### Exercise directions
Using the listing below, set down each line from the line containing "auto take = [&](int64_t" through the line containing "L.ucnt = (uint32_t*)take(p.bins_cap * 4);", both ends included, exactly and with nothing added.

### Exercise data
········
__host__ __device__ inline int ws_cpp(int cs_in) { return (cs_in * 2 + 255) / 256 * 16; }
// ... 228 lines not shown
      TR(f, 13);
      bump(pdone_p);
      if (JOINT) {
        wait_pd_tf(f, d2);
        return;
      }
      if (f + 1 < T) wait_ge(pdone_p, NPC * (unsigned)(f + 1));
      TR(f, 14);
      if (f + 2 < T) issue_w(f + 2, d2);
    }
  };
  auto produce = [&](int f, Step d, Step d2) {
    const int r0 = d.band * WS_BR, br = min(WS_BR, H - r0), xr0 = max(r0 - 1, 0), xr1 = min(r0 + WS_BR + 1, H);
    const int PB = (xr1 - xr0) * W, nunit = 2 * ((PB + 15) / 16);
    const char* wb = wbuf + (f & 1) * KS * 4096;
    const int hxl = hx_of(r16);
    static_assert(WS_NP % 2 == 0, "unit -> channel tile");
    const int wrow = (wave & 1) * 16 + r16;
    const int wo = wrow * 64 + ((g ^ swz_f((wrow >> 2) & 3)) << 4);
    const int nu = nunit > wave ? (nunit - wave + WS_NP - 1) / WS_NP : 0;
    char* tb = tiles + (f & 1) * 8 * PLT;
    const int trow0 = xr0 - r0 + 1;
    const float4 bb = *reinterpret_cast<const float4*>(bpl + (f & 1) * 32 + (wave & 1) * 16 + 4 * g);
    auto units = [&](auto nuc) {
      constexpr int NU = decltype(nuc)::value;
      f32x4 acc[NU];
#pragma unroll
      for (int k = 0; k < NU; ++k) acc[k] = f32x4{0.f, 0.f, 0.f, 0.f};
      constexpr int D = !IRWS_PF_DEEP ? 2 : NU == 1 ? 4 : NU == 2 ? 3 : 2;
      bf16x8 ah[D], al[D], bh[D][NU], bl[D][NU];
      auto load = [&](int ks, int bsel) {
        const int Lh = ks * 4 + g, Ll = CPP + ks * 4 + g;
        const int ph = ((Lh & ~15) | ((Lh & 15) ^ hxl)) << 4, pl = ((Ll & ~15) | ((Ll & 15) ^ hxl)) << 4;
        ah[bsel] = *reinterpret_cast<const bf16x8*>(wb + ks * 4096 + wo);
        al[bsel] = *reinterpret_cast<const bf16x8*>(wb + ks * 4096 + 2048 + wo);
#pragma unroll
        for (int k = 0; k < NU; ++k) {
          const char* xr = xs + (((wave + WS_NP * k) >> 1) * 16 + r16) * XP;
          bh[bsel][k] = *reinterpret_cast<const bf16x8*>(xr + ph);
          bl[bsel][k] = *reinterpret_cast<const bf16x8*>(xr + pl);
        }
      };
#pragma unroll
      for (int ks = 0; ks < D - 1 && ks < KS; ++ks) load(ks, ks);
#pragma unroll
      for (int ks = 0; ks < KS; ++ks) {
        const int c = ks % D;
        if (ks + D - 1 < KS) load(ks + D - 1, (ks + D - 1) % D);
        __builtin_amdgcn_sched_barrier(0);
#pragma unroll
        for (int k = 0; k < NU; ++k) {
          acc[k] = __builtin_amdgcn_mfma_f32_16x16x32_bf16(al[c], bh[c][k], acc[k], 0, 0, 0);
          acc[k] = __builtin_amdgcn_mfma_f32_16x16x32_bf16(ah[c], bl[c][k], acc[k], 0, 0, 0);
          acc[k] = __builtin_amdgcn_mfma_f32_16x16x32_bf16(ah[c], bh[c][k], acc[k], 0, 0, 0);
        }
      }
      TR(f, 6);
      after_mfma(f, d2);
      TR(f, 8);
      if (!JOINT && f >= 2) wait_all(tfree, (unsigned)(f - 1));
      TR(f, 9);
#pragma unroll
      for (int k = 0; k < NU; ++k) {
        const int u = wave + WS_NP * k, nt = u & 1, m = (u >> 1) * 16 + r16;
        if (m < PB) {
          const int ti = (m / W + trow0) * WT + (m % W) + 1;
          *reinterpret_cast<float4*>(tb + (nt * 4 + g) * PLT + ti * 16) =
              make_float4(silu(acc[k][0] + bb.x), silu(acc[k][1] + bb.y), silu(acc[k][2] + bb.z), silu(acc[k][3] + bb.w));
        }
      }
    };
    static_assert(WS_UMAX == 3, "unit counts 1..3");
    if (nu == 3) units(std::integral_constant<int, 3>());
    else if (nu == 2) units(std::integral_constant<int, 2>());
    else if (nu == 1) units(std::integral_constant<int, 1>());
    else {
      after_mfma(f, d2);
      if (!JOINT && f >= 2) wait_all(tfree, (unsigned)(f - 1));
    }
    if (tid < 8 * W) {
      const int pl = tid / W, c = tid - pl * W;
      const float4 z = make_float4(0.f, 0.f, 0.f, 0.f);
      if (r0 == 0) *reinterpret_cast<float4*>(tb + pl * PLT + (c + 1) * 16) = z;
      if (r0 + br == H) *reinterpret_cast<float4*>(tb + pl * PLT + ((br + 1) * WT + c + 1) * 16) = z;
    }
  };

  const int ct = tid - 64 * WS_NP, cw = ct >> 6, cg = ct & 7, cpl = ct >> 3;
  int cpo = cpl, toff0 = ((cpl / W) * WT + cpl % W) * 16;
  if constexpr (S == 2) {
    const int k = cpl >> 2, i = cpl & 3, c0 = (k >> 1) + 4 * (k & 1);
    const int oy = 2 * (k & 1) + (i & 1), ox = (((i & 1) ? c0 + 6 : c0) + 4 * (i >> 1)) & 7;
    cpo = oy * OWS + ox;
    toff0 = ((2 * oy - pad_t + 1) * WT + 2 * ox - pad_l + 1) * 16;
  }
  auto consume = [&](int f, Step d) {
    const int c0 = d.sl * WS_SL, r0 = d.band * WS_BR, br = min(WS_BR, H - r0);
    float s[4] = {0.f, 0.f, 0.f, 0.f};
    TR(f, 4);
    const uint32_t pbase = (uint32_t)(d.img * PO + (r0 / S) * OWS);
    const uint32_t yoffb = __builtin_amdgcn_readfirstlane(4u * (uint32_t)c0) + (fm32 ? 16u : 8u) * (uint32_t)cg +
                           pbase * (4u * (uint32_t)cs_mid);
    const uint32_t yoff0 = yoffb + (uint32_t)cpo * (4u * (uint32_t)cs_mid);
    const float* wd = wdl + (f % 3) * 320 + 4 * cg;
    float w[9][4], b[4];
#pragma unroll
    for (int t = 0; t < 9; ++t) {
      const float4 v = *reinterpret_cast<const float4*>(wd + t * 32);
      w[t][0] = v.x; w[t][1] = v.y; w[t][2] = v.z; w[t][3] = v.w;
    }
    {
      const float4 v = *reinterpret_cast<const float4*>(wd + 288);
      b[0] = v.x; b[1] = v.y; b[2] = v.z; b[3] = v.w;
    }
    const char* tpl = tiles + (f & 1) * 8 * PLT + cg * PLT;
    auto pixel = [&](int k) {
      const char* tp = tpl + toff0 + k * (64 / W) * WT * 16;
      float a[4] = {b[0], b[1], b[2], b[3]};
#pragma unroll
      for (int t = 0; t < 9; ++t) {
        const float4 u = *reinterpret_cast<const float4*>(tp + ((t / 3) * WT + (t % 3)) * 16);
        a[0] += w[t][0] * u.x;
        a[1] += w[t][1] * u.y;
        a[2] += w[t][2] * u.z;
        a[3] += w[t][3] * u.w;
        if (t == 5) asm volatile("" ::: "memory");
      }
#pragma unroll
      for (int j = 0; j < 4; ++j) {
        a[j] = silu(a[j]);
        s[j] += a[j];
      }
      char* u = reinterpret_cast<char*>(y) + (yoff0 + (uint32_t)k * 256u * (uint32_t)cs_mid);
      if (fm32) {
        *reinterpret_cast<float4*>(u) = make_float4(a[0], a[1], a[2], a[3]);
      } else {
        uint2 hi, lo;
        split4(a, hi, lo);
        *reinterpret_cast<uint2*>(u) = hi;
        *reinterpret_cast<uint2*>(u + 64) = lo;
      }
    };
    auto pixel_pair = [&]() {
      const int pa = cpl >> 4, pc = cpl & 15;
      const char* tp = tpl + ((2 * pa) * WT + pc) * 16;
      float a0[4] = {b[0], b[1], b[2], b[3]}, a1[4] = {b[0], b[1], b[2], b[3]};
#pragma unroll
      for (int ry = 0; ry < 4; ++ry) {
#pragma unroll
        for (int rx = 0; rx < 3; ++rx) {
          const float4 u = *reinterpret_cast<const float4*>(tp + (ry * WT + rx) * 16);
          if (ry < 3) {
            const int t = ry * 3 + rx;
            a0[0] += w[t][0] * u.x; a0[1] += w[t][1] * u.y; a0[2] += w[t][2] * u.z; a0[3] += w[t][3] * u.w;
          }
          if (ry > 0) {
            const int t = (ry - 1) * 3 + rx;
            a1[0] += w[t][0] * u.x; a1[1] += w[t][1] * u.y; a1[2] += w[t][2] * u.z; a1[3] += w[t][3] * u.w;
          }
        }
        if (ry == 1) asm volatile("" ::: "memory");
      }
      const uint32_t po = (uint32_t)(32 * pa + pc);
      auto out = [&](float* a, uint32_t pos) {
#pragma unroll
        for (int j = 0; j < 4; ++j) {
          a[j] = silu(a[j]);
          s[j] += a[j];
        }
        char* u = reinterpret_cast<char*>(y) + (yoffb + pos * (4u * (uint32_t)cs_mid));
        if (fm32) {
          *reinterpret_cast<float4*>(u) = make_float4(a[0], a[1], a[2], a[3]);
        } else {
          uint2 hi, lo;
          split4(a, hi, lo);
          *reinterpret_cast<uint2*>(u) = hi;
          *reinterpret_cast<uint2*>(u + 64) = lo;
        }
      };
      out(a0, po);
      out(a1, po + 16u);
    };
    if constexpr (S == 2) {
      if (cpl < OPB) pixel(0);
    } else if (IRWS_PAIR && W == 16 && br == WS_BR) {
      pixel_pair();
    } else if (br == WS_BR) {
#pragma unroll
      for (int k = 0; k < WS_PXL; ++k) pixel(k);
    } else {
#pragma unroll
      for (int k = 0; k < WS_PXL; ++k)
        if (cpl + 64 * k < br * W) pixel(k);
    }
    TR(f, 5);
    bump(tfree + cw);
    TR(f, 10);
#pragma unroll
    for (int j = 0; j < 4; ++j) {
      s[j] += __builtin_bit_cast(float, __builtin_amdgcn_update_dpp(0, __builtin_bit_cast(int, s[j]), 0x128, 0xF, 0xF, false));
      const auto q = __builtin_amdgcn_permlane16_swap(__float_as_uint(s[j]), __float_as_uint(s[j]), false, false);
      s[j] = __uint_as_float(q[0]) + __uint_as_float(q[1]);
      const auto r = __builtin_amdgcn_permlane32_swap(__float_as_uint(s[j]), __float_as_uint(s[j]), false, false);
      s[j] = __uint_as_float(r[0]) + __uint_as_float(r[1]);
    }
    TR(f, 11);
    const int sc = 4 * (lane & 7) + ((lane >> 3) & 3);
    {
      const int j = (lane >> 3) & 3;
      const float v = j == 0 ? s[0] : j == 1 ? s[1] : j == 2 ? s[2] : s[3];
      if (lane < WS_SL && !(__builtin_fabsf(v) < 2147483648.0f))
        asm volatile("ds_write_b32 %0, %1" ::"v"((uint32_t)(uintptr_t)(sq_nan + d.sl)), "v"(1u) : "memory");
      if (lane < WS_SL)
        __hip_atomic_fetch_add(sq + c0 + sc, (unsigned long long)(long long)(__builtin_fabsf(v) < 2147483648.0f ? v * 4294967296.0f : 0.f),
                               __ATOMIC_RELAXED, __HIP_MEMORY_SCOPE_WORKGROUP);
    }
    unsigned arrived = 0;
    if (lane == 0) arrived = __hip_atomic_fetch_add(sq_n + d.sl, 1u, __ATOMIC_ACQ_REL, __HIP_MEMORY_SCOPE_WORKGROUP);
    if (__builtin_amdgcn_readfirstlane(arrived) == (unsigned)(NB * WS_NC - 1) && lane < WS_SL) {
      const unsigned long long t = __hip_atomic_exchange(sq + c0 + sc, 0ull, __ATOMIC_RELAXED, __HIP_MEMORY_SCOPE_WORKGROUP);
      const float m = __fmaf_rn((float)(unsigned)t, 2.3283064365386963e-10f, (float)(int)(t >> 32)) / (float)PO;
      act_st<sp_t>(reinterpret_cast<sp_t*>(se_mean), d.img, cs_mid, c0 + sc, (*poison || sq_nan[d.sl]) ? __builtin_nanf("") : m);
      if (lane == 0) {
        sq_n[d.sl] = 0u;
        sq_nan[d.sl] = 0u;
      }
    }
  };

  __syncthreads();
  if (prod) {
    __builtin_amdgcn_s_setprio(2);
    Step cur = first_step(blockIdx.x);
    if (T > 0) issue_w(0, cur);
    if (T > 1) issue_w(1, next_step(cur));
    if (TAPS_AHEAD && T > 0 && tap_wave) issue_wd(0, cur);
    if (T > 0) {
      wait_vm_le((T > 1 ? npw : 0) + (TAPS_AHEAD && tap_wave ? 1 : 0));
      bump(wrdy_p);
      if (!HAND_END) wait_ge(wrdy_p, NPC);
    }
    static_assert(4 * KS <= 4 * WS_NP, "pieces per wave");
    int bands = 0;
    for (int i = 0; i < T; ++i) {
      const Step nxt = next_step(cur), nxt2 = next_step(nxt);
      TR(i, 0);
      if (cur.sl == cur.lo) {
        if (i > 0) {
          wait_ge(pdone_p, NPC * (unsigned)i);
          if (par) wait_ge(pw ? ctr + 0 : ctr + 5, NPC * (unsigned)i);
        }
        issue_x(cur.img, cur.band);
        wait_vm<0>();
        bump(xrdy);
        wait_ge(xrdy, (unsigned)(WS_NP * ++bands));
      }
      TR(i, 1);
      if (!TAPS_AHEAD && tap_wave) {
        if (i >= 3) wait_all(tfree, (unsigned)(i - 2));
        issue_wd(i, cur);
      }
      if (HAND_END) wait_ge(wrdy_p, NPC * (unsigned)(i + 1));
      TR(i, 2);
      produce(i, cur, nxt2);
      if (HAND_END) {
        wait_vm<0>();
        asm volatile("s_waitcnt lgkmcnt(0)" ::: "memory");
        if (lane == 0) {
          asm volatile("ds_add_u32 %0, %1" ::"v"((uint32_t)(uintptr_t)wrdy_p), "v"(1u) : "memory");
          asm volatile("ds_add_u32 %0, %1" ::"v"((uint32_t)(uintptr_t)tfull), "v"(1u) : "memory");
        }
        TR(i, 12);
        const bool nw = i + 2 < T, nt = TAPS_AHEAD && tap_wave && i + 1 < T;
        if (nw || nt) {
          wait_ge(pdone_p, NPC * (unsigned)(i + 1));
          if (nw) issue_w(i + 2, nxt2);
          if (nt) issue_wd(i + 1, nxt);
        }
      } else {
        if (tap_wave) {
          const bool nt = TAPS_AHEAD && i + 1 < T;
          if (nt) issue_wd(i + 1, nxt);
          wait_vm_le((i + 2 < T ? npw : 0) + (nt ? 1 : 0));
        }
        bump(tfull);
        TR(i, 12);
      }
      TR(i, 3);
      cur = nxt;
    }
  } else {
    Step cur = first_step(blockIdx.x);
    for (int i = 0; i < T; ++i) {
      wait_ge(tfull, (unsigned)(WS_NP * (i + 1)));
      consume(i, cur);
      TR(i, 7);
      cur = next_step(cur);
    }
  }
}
········
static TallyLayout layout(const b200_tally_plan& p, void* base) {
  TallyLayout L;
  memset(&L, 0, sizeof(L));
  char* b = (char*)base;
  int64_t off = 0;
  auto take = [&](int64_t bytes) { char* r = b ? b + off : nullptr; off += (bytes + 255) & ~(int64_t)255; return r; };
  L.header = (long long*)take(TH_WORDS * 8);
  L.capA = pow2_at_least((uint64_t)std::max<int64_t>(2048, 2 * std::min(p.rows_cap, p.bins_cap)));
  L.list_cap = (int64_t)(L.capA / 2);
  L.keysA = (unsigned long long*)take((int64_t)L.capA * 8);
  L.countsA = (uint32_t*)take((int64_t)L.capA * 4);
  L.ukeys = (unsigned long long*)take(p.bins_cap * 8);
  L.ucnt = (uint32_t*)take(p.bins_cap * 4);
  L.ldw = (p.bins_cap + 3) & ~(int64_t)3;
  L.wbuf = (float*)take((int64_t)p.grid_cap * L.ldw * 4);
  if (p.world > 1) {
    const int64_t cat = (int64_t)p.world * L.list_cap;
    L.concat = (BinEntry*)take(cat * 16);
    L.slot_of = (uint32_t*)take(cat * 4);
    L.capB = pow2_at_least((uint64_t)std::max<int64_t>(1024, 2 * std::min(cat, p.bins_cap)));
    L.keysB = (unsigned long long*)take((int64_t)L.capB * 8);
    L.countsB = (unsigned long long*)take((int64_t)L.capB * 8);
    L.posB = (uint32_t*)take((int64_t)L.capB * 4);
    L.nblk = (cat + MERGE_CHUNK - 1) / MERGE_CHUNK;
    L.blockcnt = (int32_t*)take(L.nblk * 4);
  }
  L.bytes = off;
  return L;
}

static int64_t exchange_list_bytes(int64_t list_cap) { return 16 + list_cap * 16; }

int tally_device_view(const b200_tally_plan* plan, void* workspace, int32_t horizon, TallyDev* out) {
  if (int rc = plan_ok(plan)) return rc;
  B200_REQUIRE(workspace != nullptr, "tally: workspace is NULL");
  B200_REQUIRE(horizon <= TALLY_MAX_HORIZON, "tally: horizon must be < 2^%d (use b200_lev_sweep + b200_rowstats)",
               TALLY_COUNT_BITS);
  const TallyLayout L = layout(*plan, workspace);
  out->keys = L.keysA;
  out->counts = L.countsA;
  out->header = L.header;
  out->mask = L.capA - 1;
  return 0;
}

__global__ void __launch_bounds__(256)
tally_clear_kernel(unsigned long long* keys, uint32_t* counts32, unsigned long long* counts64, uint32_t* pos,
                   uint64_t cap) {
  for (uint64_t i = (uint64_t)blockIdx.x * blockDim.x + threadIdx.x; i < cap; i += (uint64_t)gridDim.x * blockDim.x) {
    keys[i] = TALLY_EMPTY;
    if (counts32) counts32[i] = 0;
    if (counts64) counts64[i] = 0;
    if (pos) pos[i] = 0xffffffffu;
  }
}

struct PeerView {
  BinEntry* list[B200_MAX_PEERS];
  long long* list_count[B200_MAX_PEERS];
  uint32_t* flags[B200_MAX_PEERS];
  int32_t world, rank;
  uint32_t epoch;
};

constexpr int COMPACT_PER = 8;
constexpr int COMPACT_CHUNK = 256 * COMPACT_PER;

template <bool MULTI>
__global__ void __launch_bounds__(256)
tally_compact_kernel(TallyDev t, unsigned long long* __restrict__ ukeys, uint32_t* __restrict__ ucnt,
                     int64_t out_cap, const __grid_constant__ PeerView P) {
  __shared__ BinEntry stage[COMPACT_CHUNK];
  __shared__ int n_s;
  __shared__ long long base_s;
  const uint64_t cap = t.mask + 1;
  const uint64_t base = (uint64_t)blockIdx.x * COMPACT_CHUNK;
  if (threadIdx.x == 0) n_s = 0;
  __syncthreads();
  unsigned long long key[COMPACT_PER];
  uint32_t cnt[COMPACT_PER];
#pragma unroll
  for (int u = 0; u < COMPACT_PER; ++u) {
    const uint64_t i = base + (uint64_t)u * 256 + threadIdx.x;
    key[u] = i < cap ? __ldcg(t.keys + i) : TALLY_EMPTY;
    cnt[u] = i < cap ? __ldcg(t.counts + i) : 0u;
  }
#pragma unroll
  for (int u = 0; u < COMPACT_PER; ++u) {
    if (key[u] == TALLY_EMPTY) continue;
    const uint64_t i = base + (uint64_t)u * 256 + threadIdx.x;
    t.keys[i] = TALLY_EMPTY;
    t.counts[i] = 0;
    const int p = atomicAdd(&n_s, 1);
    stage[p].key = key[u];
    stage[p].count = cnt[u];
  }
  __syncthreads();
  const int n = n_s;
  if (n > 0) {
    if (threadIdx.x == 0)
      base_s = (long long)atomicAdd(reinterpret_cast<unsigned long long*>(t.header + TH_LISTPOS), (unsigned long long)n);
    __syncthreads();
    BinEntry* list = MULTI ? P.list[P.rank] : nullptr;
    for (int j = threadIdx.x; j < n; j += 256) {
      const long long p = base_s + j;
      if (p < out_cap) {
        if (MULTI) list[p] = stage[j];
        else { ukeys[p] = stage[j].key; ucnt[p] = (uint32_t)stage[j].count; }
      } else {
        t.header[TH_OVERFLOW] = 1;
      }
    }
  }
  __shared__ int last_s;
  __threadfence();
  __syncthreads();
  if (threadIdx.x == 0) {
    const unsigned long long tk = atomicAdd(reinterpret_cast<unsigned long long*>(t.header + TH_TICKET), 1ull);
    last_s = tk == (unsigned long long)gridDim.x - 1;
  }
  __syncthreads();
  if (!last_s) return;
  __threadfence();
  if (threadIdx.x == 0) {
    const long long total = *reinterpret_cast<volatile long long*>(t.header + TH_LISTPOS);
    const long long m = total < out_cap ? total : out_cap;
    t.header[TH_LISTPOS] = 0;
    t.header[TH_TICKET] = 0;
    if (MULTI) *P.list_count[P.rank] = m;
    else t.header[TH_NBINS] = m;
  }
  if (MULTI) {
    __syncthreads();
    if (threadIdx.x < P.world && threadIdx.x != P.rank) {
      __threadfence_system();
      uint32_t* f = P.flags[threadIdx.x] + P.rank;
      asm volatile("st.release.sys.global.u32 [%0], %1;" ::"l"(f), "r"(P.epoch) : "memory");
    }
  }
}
········
### Solution to the exercise
  auto take = [&](int64_t bytes) { char* r = b ? b + off : nullptr; off += (bytes + 255) & ~(int64_t)255; return r; };
  L.header = (long long*)take(TH_WORDS * 8);
  L.capA = pow2_at_least((uint64_t)std::max<int64_t>(2048, 2 * std::min(p.rows_cap, p.bins_cap)));
  L.list_cap = (int64_t)(L.capA / 2);
  L.keysA = (unsigned long long*)take((int64_t)L.capA * 8);
  L.countsA = (uint32_t*)take((int64_t)L.capA * 4);
  L.ukeys = (unsigned long long*)take(p.bins_cap * 8);
  L.ucnt = (uint32_t*)take(p.bins_cap * 4);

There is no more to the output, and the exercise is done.